* _Your goal_
Check every line of the entries for the string "undef" and return the ones that contain it.

** Input data follows **

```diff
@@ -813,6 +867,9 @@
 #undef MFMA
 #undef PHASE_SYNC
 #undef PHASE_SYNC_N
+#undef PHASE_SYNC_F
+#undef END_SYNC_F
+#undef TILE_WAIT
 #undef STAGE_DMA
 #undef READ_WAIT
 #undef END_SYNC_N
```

** End of Input data **
** Input data follows **

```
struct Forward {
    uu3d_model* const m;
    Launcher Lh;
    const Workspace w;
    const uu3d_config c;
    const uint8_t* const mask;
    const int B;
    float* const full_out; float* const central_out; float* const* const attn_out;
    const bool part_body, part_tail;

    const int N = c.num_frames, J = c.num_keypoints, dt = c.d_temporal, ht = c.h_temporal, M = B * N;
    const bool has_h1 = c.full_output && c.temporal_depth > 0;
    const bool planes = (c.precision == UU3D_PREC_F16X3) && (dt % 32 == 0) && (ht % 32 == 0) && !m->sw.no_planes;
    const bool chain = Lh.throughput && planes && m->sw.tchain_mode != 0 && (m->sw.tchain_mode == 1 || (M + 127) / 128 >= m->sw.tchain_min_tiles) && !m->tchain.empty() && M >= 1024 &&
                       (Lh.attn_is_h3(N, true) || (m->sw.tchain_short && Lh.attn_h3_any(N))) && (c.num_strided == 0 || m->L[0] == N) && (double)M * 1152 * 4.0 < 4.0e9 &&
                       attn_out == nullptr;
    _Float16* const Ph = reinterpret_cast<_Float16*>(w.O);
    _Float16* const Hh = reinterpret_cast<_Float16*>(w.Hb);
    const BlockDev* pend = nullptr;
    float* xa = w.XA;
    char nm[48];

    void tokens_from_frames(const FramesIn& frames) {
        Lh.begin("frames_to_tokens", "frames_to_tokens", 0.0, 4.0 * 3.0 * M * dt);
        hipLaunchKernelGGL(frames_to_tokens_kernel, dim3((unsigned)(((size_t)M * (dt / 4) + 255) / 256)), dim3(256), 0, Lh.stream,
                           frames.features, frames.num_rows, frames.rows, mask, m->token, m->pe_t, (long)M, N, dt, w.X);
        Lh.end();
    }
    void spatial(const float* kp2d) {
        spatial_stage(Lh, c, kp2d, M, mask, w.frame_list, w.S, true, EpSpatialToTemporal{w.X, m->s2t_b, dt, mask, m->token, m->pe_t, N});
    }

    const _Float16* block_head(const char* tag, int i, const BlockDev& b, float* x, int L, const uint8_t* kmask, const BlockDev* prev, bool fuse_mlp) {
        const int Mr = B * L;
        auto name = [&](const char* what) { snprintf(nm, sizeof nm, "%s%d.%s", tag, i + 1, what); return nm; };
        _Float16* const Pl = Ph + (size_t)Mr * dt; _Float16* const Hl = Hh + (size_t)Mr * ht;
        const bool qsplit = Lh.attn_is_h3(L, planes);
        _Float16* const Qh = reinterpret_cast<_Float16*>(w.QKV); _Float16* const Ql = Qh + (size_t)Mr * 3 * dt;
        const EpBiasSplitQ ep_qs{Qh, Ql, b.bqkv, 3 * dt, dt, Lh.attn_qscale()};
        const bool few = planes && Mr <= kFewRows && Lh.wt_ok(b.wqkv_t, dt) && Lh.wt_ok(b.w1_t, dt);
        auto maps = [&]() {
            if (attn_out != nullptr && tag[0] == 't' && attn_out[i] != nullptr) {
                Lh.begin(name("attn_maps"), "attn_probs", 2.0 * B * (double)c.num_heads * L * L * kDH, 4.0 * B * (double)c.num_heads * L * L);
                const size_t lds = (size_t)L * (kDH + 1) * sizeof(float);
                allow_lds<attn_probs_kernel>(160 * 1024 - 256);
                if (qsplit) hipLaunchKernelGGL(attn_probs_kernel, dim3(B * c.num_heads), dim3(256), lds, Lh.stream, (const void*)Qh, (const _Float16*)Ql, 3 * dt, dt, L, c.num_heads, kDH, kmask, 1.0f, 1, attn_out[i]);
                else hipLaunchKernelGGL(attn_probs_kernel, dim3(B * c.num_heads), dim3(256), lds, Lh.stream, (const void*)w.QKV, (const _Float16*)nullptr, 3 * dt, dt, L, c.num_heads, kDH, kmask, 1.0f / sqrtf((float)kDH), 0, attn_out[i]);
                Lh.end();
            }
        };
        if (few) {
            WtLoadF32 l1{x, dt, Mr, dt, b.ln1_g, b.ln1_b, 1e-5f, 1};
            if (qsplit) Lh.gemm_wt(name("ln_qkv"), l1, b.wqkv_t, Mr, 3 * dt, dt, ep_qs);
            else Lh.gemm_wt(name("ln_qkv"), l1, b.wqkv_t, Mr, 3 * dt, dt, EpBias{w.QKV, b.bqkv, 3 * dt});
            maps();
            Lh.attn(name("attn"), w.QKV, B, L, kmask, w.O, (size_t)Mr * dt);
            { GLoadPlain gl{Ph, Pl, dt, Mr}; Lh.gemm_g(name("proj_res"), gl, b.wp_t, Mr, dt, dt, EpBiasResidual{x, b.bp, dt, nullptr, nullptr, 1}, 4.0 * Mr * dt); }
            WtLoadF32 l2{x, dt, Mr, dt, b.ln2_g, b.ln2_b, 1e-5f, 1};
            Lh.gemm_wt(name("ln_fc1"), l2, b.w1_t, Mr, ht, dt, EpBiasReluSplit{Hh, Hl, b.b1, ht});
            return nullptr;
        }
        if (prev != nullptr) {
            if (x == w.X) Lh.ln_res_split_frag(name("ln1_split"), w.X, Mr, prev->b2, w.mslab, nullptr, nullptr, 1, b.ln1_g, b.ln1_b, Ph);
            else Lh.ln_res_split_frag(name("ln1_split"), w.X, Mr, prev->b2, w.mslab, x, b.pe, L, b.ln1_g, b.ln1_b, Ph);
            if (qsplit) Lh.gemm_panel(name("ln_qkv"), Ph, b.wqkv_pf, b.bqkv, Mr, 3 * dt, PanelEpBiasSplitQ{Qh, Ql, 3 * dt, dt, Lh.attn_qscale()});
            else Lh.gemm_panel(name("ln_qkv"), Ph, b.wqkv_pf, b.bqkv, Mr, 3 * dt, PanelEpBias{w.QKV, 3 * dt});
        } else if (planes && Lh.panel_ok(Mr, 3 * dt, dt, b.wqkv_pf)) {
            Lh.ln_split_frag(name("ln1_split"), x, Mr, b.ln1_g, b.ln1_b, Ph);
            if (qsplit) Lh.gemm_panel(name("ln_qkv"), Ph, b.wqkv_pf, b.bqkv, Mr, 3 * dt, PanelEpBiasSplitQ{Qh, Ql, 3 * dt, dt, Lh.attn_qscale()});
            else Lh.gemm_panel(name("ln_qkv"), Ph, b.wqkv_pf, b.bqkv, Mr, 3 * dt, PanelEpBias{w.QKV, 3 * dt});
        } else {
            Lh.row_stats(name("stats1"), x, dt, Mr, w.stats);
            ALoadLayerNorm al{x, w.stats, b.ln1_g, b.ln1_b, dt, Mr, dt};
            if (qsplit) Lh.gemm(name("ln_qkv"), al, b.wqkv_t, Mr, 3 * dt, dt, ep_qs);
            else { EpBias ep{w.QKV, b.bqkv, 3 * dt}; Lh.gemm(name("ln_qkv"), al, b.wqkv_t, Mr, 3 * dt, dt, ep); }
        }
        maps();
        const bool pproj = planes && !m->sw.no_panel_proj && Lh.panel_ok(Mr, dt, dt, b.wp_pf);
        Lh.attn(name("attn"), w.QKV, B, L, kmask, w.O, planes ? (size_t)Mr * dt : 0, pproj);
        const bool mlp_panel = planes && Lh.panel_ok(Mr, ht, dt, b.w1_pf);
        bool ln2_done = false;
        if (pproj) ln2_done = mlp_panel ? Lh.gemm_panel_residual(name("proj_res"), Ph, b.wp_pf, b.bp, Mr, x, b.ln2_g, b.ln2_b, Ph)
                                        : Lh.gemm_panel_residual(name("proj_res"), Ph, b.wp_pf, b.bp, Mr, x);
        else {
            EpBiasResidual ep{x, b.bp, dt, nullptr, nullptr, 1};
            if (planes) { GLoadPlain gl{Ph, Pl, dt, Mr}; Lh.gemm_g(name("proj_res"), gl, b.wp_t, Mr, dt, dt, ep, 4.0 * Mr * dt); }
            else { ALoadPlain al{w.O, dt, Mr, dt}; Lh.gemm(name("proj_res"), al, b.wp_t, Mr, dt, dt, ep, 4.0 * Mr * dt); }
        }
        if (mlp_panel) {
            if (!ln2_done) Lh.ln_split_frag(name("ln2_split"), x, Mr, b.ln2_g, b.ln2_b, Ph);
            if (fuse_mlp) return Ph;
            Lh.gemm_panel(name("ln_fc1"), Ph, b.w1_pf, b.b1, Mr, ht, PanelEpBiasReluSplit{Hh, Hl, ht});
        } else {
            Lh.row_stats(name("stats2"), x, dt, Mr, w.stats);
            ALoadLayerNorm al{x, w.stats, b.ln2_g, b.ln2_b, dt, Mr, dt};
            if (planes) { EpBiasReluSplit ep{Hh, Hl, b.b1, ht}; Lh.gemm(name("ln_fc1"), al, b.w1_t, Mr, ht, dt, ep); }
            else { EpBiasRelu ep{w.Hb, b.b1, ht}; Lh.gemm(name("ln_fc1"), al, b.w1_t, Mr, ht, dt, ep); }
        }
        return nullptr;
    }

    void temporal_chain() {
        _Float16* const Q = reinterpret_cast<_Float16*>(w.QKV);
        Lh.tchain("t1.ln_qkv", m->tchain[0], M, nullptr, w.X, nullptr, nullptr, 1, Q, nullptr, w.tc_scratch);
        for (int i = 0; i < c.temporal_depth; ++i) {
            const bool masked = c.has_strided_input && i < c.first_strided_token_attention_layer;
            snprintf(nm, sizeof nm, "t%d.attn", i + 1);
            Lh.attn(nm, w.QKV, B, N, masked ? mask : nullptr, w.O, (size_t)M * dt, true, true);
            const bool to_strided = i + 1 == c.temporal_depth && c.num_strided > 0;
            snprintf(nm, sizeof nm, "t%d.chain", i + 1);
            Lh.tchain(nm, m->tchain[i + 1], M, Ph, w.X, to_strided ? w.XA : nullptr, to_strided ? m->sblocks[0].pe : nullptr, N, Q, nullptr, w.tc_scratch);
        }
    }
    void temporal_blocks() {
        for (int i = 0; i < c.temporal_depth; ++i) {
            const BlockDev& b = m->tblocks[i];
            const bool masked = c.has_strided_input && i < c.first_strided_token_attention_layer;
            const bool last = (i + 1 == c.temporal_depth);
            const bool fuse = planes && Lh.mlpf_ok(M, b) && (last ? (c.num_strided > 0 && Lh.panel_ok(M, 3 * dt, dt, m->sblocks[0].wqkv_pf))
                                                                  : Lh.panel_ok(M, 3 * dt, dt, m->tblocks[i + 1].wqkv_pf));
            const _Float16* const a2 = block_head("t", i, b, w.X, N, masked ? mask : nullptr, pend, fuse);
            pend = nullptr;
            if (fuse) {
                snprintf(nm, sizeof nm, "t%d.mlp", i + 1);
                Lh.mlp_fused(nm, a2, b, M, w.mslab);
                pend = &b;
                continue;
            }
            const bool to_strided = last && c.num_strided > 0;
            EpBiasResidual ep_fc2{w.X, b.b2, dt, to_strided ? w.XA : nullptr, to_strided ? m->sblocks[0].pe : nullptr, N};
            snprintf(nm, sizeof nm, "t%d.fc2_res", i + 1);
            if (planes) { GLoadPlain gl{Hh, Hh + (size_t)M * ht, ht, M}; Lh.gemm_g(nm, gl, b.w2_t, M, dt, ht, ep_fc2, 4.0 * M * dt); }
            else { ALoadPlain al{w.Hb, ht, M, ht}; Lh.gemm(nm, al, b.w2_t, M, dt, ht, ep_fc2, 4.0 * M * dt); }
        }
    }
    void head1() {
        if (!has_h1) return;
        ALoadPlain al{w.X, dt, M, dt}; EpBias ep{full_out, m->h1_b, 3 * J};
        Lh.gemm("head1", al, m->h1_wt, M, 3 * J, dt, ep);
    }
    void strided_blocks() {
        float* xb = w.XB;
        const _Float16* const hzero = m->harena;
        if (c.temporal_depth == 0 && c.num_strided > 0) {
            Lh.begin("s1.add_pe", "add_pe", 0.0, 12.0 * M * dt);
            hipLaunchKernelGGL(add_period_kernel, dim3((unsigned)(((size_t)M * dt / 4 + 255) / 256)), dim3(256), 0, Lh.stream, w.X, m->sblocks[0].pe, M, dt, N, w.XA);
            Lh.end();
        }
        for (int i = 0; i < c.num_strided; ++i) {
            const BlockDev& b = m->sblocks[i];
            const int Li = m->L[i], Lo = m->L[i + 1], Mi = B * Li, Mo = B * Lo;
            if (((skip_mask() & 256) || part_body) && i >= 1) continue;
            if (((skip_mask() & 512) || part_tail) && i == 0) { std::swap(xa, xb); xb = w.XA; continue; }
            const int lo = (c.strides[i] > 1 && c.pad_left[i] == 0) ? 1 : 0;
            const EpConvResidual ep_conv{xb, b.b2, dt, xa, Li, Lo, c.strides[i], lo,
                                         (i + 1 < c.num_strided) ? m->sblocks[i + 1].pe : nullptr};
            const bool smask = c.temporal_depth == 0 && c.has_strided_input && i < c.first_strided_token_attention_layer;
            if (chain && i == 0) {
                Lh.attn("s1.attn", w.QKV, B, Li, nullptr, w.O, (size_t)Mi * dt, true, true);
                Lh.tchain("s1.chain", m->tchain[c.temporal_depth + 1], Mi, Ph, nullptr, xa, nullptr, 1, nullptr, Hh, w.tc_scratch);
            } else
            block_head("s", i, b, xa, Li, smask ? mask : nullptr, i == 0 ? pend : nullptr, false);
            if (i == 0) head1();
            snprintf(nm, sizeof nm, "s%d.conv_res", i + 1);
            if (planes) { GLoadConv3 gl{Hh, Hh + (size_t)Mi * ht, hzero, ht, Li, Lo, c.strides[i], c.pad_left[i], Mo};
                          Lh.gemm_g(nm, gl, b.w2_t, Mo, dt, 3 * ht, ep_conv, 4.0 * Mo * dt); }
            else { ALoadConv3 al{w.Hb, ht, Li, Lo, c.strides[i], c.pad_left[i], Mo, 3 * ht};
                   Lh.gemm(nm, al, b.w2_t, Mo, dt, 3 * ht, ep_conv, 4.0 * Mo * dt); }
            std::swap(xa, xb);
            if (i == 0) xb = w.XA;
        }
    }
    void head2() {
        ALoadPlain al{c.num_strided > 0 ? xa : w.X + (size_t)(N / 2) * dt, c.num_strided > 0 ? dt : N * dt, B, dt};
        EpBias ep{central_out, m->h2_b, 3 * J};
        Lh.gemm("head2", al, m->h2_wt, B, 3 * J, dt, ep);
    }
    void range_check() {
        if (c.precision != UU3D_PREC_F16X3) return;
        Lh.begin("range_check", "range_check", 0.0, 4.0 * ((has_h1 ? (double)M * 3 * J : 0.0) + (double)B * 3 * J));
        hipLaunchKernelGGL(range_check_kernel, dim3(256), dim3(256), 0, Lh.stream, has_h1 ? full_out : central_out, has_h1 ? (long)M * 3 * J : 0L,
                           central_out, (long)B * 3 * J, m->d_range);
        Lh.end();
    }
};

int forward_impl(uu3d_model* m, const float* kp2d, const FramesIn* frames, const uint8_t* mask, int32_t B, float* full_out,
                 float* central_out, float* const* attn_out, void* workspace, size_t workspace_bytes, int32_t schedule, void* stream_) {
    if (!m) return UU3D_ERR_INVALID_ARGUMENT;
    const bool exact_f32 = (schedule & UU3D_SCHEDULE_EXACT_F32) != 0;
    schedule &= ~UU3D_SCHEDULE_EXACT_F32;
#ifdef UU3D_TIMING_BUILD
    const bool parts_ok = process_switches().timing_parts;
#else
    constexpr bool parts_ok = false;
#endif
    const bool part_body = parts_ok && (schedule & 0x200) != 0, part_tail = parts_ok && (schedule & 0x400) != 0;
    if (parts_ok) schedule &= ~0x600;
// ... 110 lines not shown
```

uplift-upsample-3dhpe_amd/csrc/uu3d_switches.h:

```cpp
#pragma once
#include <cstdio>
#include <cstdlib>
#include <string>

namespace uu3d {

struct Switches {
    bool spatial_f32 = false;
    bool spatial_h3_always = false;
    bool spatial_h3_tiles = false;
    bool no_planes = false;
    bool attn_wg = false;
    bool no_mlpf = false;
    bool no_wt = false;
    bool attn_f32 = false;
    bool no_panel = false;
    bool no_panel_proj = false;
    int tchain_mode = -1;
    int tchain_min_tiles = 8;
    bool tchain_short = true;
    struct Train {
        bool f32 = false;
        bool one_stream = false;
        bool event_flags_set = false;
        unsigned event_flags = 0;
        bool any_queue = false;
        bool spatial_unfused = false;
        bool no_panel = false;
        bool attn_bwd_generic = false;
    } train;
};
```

** End of Input data **

* _Expected answer_
 #undef MFMA
 #undef PHASE_SYNC
 #undef PHASE_SYNC_N
+#undef PHASE_SYNC_F
+#undef END_SYNC_F
+#undef TILE_WAIT
 #undef STAGE_DMA
 #undef READ_WAIT
 #undef END_SYNC_N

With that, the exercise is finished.